(Collected data)
===
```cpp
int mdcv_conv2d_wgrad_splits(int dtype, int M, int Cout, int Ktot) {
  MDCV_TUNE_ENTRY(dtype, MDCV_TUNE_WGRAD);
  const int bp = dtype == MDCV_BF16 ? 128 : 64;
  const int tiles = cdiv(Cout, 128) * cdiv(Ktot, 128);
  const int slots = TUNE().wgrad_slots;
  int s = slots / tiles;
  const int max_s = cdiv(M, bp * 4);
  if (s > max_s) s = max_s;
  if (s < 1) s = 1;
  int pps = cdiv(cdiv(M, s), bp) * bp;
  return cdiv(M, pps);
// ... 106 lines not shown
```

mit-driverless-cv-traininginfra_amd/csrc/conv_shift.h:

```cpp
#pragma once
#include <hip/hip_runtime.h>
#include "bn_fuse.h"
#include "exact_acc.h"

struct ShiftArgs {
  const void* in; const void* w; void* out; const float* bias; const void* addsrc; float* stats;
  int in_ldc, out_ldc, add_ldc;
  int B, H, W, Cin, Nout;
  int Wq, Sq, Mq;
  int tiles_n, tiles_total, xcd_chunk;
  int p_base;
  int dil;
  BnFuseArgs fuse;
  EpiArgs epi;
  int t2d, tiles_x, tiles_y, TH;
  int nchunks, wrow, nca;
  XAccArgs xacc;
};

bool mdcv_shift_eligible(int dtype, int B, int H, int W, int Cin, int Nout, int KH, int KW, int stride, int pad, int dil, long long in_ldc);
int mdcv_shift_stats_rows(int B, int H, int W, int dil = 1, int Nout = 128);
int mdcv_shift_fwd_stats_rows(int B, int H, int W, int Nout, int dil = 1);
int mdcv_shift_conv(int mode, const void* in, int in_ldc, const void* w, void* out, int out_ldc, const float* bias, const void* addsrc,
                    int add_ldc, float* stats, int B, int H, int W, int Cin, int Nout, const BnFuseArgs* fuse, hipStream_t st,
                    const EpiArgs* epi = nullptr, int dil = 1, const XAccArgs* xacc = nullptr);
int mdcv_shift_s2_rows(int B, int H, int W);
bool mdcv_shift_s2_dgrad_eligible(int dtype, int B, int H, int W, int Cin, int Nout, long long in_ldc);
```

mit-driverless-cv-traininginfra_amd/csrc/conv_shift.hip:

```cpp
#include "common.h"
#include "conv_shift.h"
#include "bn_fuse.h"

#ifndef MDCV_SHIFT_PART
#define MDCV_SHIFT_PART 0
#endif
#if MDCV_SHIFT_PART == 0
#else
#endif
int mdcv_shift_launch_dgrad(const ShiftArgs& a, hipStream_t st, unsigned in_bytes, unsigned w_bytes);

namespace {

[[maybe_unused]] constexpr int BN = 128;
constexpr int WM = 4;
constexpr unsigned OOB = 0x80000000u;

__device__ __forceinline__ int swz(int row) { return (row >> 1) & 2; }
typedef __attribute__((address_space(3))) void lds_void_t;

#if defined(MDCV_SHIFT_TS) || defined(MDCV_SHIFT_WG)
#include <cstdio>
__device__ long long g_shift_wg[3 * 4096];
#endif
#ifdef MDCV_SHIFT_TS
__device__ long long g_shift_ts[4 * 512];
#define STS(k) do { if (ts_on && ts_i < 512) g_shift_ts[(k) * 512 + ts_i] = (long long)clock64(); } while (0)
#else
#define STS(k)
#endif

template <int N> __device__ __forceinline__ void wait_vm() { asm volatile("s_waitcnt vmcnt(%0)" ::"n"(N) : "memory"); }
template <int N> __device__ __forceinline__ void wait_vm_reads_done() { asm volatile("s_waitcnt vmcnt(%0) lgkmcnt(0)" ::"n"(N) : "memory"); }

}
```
===
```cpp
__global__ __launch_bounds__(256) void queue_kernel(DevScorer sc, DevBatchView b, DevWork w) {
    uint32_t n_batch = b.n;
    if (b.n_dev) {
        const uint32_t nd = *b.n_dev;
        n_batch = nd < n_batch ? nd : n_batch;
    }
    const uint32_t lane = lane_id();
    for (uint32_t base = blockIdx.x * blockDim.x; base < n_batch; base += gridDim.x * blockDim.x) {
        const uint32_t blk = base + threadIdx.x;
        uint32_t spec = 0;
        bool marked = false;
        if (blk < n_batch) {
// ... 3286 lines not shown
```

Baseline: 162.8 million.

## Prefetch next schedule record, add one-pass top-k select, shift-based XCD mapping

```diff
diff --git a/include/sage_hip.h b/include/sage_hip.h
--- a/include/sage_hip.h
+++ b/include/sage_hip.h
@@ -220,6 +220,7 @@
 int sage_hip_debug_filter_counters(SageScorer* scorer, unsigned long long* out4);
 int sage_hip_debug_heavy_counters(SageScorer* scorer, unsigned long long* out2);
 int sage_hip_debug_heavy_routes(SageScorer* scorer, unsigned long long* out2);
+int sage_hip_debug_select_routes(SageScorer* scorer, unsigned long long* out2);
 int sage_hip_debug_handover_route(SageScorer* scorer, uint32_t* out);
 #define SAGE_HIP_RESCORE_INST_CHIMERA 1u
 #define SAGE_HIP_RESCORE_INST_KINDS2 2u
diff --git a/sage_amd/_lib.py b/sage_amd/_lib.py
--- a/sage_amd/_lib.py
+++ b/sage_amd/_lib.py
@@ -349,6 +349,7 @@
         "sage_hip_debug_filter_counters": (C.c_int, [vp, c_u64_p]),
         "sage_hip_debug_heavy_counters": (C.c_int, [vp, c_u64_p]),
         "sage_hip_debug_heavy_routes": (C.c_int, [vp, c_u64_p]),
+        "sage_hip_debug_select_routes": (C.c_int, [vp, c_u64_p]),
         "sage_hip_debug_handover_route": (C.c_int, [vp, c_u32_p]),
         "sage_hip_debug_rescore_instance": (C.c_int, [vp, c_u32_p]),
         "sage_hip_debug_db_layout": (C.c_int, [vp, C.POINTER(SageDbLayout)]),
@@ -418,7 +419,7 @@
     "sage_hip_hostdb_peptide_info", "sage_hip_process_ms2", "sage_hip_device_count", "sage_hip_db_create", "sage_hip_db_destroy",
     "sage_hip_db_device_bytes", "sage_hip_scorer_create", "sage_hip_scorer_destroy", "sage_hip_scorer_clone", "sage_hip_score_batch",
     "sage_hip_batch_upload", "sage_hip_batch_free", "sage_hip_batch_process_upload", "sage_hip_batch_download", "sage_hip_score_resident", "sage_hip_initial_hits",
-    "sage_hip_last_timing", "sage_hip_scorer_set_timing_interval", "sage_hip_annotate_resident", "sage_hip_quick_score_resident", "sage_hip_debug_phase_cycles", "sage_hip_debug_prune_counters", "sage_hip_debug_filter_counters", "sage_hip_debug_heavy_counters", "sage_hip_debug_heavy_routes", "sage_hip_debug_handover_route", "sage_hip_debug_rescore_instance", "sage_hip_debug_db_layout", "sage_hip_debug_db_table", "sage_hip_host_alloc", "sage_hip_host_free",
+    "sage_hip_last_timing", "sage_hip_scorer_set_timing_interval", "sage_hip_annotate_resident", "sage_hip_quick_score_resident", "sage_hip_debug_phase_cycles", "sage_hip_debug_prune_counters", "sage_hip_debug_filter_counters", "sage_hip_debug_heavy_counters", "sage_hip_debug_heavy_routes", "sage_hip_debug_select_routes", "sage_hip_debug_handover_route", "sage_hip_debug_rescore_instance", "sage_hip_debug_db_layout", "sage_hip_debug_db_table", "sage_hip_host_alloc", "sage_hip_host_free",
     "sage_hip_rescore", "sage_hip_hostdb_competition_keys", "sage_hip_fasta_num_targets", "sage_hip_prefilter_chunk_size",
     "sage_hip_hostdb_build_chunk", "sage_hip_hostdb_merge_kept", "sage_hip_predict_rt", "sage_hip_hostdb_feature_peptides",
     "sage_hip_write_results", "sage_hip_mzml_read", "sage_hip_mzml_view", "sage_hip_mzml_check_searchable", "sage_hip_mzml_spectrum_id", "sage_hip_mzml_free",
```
===
■ **WHAT NEEDS TO BE DONE**
Copy out each line of the records where the string "Cout" appears.

■ **RESPONSE**
int mdcv_conv2d_wgrad_splits(int dtype, int M, int Cout, int Ktot) {
  const int tiles = cdiv(Cout, 128) * cdiv(Ktot, 128);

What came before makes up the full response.